Was it the 8116 or the 8105?


----------



## matjos26 (14 Nov 2013)

8116 beveled edge chisel, it cut well but im very disappointed with it for the price i was at least expecting something a bit better


----------



## Muina (14 Nov 2013)

To be honest the narex chisels have never appealed to me too much, although their 1 thou hollow back does interest me as something to try out


----------



## undergroundhunter (14 Nov 2013)

I have a set of the premium bevel edge and mortice chisels that I bought over a year ago now from Classic Hand tools, I have to agree about the ferules all mine do appear blemished and I don't think they are solid brass (plated maybe). The machine marks did take a little time to get out and in the process I lost most of the printed branding on the blades, but for the price the steel is good and they hold their edge well (mine do anyway I have heard some are better than others). So all in all I'm happy with them but then I'm a weekend woodworker not a pro so I don't mind spending an hour or so flattening the backs of chisels and sharpening them up. I would buy them again so I say buy one prep it and try it see how you get on if you like them buy more.

Matt


----------



## Peter Sefton (14 Nov 2013)

We sell and use the Narex chisels and for the price I feel they are very good, we have the 8116 Cabinet Makers chisels which are ground to a fine edge on the lands but will require work on the backs to bring them to a polished finish. The ferrules are strong but not as clean as English made brands from either Ashley Iles or Sorby. The AI are better finished and will take less fettling and will hold a keener edge for longer than the Narex but that's why they cost around £10 per chisel more. The printing on the Narex will normally wear or wipe off if cleaned with thinners. The Veritas O1 are very good and finding favour in my own tool kit our and do out perform the AI but are more than double the price. 
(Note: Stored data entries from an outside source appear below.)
+template <int BM, int BN>
+__global__ __launch_bounds__(NTHREADS) void modconv_units_kernel(ConvDesc d, UnitPlan p, float *ws) {
+    __shared__ float As[2][18][BM + 1];
+    __shared__ float Bs[2][19][BN];
+    __shared__ int stab[25];
+    const int u = __builtin_amdgcn_readfirstlane(xcd_logical_tile(gridDim.x, blockIdx.x, 0));
+    if (u >= p.total) return;
+    int ci = 0;
+    for (int i = 1; i < UNITS_MAX_CLASSES; i++)
+        if (i < p.ncls && u >= p.cls[i].first) ci = i;
+    ci = __builtin_amdgcn_readfirstlane(ci);
+    const UnitClass &uc = p.cls[ci];
+    const ConvClass &c = d.cls[ci];
+    const int local = u - uc.first;
+    const int slice = __builtin_amdgcn_readfirstlane(local / uc.tiles);
+    const int tile_id = __builtin_amdgcn_readfirstlane(local - slice * uc.tiles);
+    int kb, ke;
+    unit_krange(uc, slice, kb, ke);
+    if (threadIdx.x < 25) stab[threadIdx.x] = c.tab[threadIdx.x];
+    __syncthreads();
+    modconv_segment<BM, BN, 18>(d, c, As, Bs, stab, tile_id, 0, __builtin_amdgcn_readfirstlane(kb),
+                                __builtin_amdgcn_readfirstlane(ke), false, ws + uc.ws_off + (size_t)slice * uc.n);
+}
+
+struct UnitsReduce {
+    float *y;
+    const float *bias, *noise, *noise_w;
+    int M, OHf, OWf, os, act;
+    float alpha, gain;
+    int64_t n;
+    int cmap[4];
+};
+
+__global__ __launch_bounds__(256) void modconv_units_reduce_kernel(UnitPlan p, UnitsReduce r, const float *ws) {
+    const float nw = r.noise ? r.noise_w[0] : 0.0f;
+    const int64_t stride = (int64_t)gridDim.x * blockDim.x;
+    for (int64_t i = (int64_t)blockIdx.x * blockDim.x + threadIdx.x; i < r.n; i += stride) {
+        const int ox = (int)(i % r.OWf);
+        const int64_t t = i / r.OWf;
+        const int oy = (int)(t % r.OHf);
+        const int64_t bm = t / r.OHf;
+        const int ry = oy % r.os, rx = ox % r.os;
+        int ci = -1;
+#pragma unroll
+        for (int k = 0; k < 4; k++)
+            if (k == ry * r.os + rx) ci = r.cmap[k];
+        float v = 0.0f;
+#pragma unroll
+        for (int k = 0; k < UNITS_MAX_CLASSES; k++)
+            if (k == ci) {
+                const UnitClass &uc = p.cls[k];
+                const float *src = ws + uc.ws_off + (bm * uc.OH + oy / r.os) * uc.OW + ox / r.os;
+                float part[UNITS_MAX_SLICES];
+#pragma unroll
+                for (int s = 0; s < UNITS_MAX_SLICES; s++)
+                    if (s < uc.slices) part[s] = src[(int64_t)s * uc.n];
+#pragma unroll
+                for (int s = 0; s < UNITS_MAX_SLICES; s++)
+                    if (s < uc.slices) v += part[s];
+            }
+        if (r.bias) v += r.bias[bm % r.M];
+        if (r.noise) v += nw * r.noise[oy * r.OWf + ox];
+        if (r.act) v = (v > 0.0f ? v : v * r.alpha) * r.gain;
+        r.y[i] = v;
+    }
+}
+
 __global__ __launch_bounds__(NTHREADS) void conv_wgrad_rider_kernel(WgradParams p) {
     __shared__ float Wa[WG_BK][WG_BM + 1];
     __shared__ float Wb[WG_BK][WG_BN + 1];
@@ -378,12 +451,70 @@
 #undef G2S_TILE
 }
 
+struct UnitsReq {
+    int len;
+    float *ws;
+    int64_t ws_floats;
+    int64_t *plan_floats;
+};
+
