# FluxML/Flux3D.jl

Hardware: AMD Instinct MI355X
Metric: chamfer_point_pairs_per_sec (higher is better)
Workload: dtype f32

## Files before the change

flux3d.jl_amd/csrc/chamfer.hip:

```cpp
#include <cmath>

#include "nn1_common.h"

using namespace fx3d;

#ifdef FX3D_PROBE
__device__ unsigned long long g_probe[4096 * 16];
#define FX3D_PROBE_MARK(k)                                                                   \
    do {                                                                                     \
        if (threadIdx.x == 0 && blockIdx.x < 4096) {                                         \
            g_probe[blockIdx.x * 16 + (k)] = __builtin_readcyclecounter();                   \
            if ((k) == 0) g_probe[blockIdx.x * 16 + 13] = wall_clock64();                    \
            if ((k) == 12) g_probe[blockIdx.x * 16 + 14] = wall_clock64();                   \
        }                                                                                    \
    } while (0)
__device__ unsigned long long g_probe2[256 * 16];
#define FX3D_PROBE_MARK2(k) do { if (threadIdx.x == 0 && blockIdx.x < 256) g_probe2[blockIdx.x * 16 + (k)] = __builtin_readcyclecounter(); } while (0)
__device__ unsigned long long g_probe3[16 * 16 * 8];
#define FX3D_PROBE_MARKW(k) do { if ((threadIdx.x & 63) == 0 && blockIdx.x < 16) g_probe3[(blockIdx.x * 16 + (threadIdx.x >> 6)) * 8 + (k)] = __builtin_readcyclecounter(); } while (0)
#else
#define FX3D_PROBE_MARK(k) do { } while (0)
#define FX3D_PROBE_MARK2(k) do { } while (0)
#define FX3D_PROBE_MARKW(k) do { } while (0)
#endif

namespace {

__device__ __forceinline__ void load4pts(const float *__restrict__ base, int p0, float (&px)[4],
                                         float (&py)[4], float (&pz)[4]) {
    const float4 *s4 = reinterpret_cast<const float4 *>(base + (size_t)p0 * 3);
    const float4 f0 = s4[0], f1 = s4[1], f2 = s4[2];
    px[0] = f0.x; py[0] = f0.y; pz[0] = f0.z;
    px[1] = f0.w; py[1] = f1.x; pz[1] = f1.y;
    px[2] = f1.z; py[2] = f1.w; pz[2] = f2.x;
    px[3] = f2.y; py[3] = f2.z; pz[3] = f2.w;
}

typedef _Float16 h8 __attribute__((ext_vector_type(8)));
typedef float f32x16 __attribute__((ext_vector_type(16)));
#ifndef FX3D_HFIFO
#define FX3D_HFIFO 5
#endif
constexpr int kHFifo = FX3D_HFIFO;
#ifndef FX3D_HRUNS_FROM
#define FX3D_HRUNS_FROM 16
#endif
constexpr int kHRunsFrom = FX3D_HRUNS_FROM;
constexpr int kScanU = 2;
#ifndef FX3D_HRUNCAP
#define FX3D_HRUNCAP 384
#endif
constexpr int kHRunCap = FX3D_HRUNCAP;
constexpr int kHItemCap = 64 * kHFifo > kHRunCap ? 64 * kHFifo : kHRunCap;
constexpr int kHFarCap = 64;
#ifndef FX3D_HBLKTRACK
#define FX3D_HBLKTRACK 1
#endif
constexpr bool kHBlkTrack = FX3D_HBLKTRACK != 0;
constexpr int kHIdBits = kHBlkTrack ? 7 : 6;
static_assert(kHChunkMax / (32 * kHLT) <= 64, "lane-tile ids live in the six (block ids: seven) low mantissa bits of the tracked keys");
constexpr float kKeyUp = kHBlkTrack ? 0x1.2p-16f : 0x1.2p-17f;
constexpr float kPadF16 = 65504.0f;
__device__ const unsigned short kHilbertCell[512] = {
    0, 1, 65, 64, 72, 73, 9, 8, 16, 24, 88, 80, 81, 89, 25, 17, 18, 26, 27, 19, 83, 91, 90, 82, 74, 10, 11, 75, 67, 3, 2, 66,
    130, 194, 195, 131, 139, 203, 202, 138, 146, 154, 155, 147, 211, 219, 218, 210, 209, 217, 153, 145, 144, 152, 216, 208, 200, 201, 137, 136, 128, 129, 193, 192,
    256, 257, 265, 264, 328, 329, 321, 320, 384, 448, 456, 392, 393, 457, 449, 385, 386, 450, 451, 387, 395, 459, 458, 394, 330, 322, 323, 331, 267, 259, 258, 266,
    274, 282, 283, 275, 339, 347, 346, 338, 402, 466, 467, 403, 411, 475, 474, 410, 409, 473, 465, 401, 400, 464, 472, 408, 344, 345, 337, 336, 272, 273, 281, 280,
    288, 296, 297, 289, 353, 361, 360, 352, 416, 480, 481, 417, 425, 489, 488, 424, 432, 496, 504, 440, 441, 505, 497, 433, 369, 368, 376, 377, 313, 312, 304, 305,
    306, 307, 315, 314, 378, 379, 371, 370, 434, 498, 506, 442, 443, 507, 499, 435, 427, 491, 490, 426, 418, 482, 483, 419, 355, 363, 362, 354, 290, 298, 299, 291,
    227, 235, 171, 163, 162, 170, 234, 226, 225, 224, 160, 161, 169, 168, 232, 233, 241, 240, 248, 249, 185, 184, 176, 177, 178, 242, 250, 186, 187, 251, 243, 179,
    115, 51, 59, 123, 122, 58, 50, 114, 113, 112, 120, 121, 57, 56, 48, 49, 41, 40, 104, 105, 97, 96, 32, 33, 34, 42, 106, 98, 99, 107, 43, 35,
    36, 44, 108, 100, 101, 109, 45, 37, 38, 39, 103, 102, 110, 111, 47, 46, 54, 55, 63, 62, 126, 127, 119, 118, 117, 53, 61, 125, 124, 60, 52, 116,
    180, 244, 252, 188, 189, 253, 245, 181, 182, 183, 191, 190, 254, 255, 247, 246, 238, 239, 175, 174, 166, 167, 231, 230, 229, 237, 173, 165, 164, 172, 236, 228,
    292, 300, 301, 293, 357, 365, 364, 356, 420, 484, 485, 421, 429, 493, 492, 428, 436, 500, 508, 444, 445, 509, 501, 437, 373, 372, 380, 381, 317, 316, 308, 309,
    310, 311, 319, 318, 382, 383, 375, 374, 438, 502, 510, 446, 447, 511, 503, 439, 431, 495, 494, 430, 422, 486, 487, 423, 359, 367, 366, 358, 294, 302, 303, 295,
    287, 286, 278, 279, 343, 342, 350, 351, 415, 479, 471, 407, 406, 470, 478, 414, 413, 477, 476, 412, 404, 468, 469, 405, 341, 349, 348, 340, 276, 284, 285, 277,
    269, 261, 260, 268, 332, 324, 325, 333, 397, 461, 460, 396, 388, 452, 453, 389, 390, 454, 462, 398, 399, 463, 455, 391, 327, 326, 334, 335, 271, 270, 262, 263,
    199, 198, 134, 135, 143, 142, 206, 207, 215, 223, 159, 151, 150, 158, 222, 214, 213, 221, 220, 212, 148, 156, 157, 149, 141, 205, 204, 140, 132, 196, 197, 133,
    69, 5, 4, 68, 76, 12, 13, 77, 85, 93, 92, 84, 20, 28, 29, 21, 22, 30, 94, 86, 87, 95, 31, 23, 15, 14, 78, 79, 71, 70, 6, 7,
};
constexpr size_t kHScratchBytes = (kHThreads / 64) * (32 * 8 + kHItemCap * 2 + 32 * 3 * 4) + 64 * 32;
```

I am very keen on the Narex 8112 Mortice chisels and think that are excellent chisels for the price, the steel is hard working and they come with workman like handles with two ferrules. We refit them with Box handles which I feel makes them look and feel so much better - they still come in £10 less than the Sorby Sash Mortice chisels and less than half the price of the LN. 

I have never had any complaints about the Narex but I have never over sold them, they have a very good place in the market at their price point. 
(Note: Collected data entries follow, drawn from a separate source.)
__device__ __forceinline__ int block_excl_scan_128(int v, int* total, int* sScan ) {
  const unsigned lane = lane_id(), w = threadIdx.x >> 5;
  int x = v;
#pragma unroll
  for (int o = 1; o < 32; o <<= 1) {
    int y = __shfl_up_sync(0xffffffffu, x, o);
    if (lane >= (unsigned)o) x += y;
  }
  if (lane == 31) sScan[w] = x;
  __syncthreads();
  int base = 0, tot = 0;
#pragma unroll
  for (int k = 0; k < NQ_LAB_THREADS / 32; ++k) { const int c = sScan[k]; if (k < (int)w) base += c; tot += c; }
  *total = tot;
  __syncthreads();
  return base + x - v;
}

__device__ __forceinline__ int rebuild_live_lab(const NqSlot& S, const LabScratch& X, int maxbins, int* live, int* posOf, int* sScan) {
  const int t = threadIdx.x;
  const unsigned lane = lane_id(), w = t >> 5;
  const int W = NQ_LAB_THREADS / 32;
// ... 2 lines not shown
  int c = 0;
  for (int b = b0 + (int)lane; b < b1; b += 32) c += S.bMtm[b] != NQ_DELETED;
  int total, j = block_excl_scan_128(c, &total, sScan);
  j = __shfl_sync(0xffffffffu, j, 0);
  for (int base = b0; base < b1; base += 32) {
    const int b = base + (int)lane;
    const bool alive = b < b1 && S.bMtm[b] != NQ_DELETED;
    const unsigned m = __ballot_sync(0xffffffffu, alive);
    if (alive) {
      const int p = j + __popc(m & ((1u << lane) - 1u));
      live[p] = b; posOf[b] = p;
      X.q[p] = make_float4(S.bCnt[b], S.fC1[b], S.fC2[b], S.fC3[b]);
      X.al[p] = S.fAc[b];
    }
    j += __popc(m);
  }
  __syncthreads();
  const int nblk = (total + 31) >> 5;
  for (int blk = t; blk < nblk; blk += NQ_LAB_THREADS) lab_block_summary(X.q, total, blk, X.bs);
  __syncthreads();
  return total;
}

I will be at Harrogate show next weekend demonstrating with them all, if you are going come along and see them all in the flesh.

In my opinion
The Narex are very good for a budget chisel
The Ashley Iles are a great all rounder for furniture making and the Veritas are on my Christmas list.

Cheers Peter


----------



## G S Haydon (14 Nov 2013)

I have a narex mortice chisel and it is a nice item for the price. I felt I got what I paid for, a good quality tool. I also recently bought a AI MKII Bevel Edge which is quite simply the most lovely tool to use. If you are not happy with the Narex give them a go, I don't think you would be disappointed.


----------



## markturner (14 Nov 2013)

Thing is, you get what you pay for generally with tools. If you want faultless finish, beautiful wood, lovely brass, a nice box, top quality steel, and excellent performance, then spend the money on Veritas or lie nielsen. There is a reason why they cost what they do.........

if you just want a good basic chisel, the Narex is fine. I have both, I use the Narex for site work and jobs where it will take a bit of abuse. For fine work I use my Lie Nielsen.........I also have a set of the Ashley Isles dovetail chisels and they are very nice...but not as pretty as the Lie Nielsens, which are the supermodel of chisels.......


----------



## bugbear (15 Nov 2013)

matjos26":2tlrfmdz said:


> After doing a bit of research and asking advise i bought one beveled edge Narex chisel to see what they were like for myself and i though it was rubbish the metal had machine marks on and the ferule was sort of blemished, the printing was not strait and the narex name on the handle was not complete it was rusty and just felt like a cheap tool the Stanley 5002 i have are much better quality. after reading newer reviews it seems that Narex have lowered their standards. pity



You comments seem to apply to the cosmetics and finish; how were they to fettle, sharpen and use?

BugBear


----------



## Graham Orm (15 Nov 2013)

I've just taken delivery of a set of six 8116's from Workshop Heaven. They all have straight lettering and look fine. The grinding marks are to be expected and dealt with before sharpening. The only let down is the ferrules which are clearly plated and let the look of the tools down but i won't be letting that stop me. I've not tried them or sharpened them as they are an xmas present from SWIMBO, I had to twist her arm to let me open the box and 'check them' :mrgreen: 

Can you post a picture Matt?


----------



## Graham Orm (15 Nov 2013)

G S Haydon":28yhxzuq said:


> I have a narex mortice chisel and it is a nice item for the price. I felt I got what I paid for, a good quality tool. I also recently bought a AI MKII Bevel Edge which is quite simply the most lovely tool to use. If you are not happy with the Narex give them a go, I don't think you would be disappointed.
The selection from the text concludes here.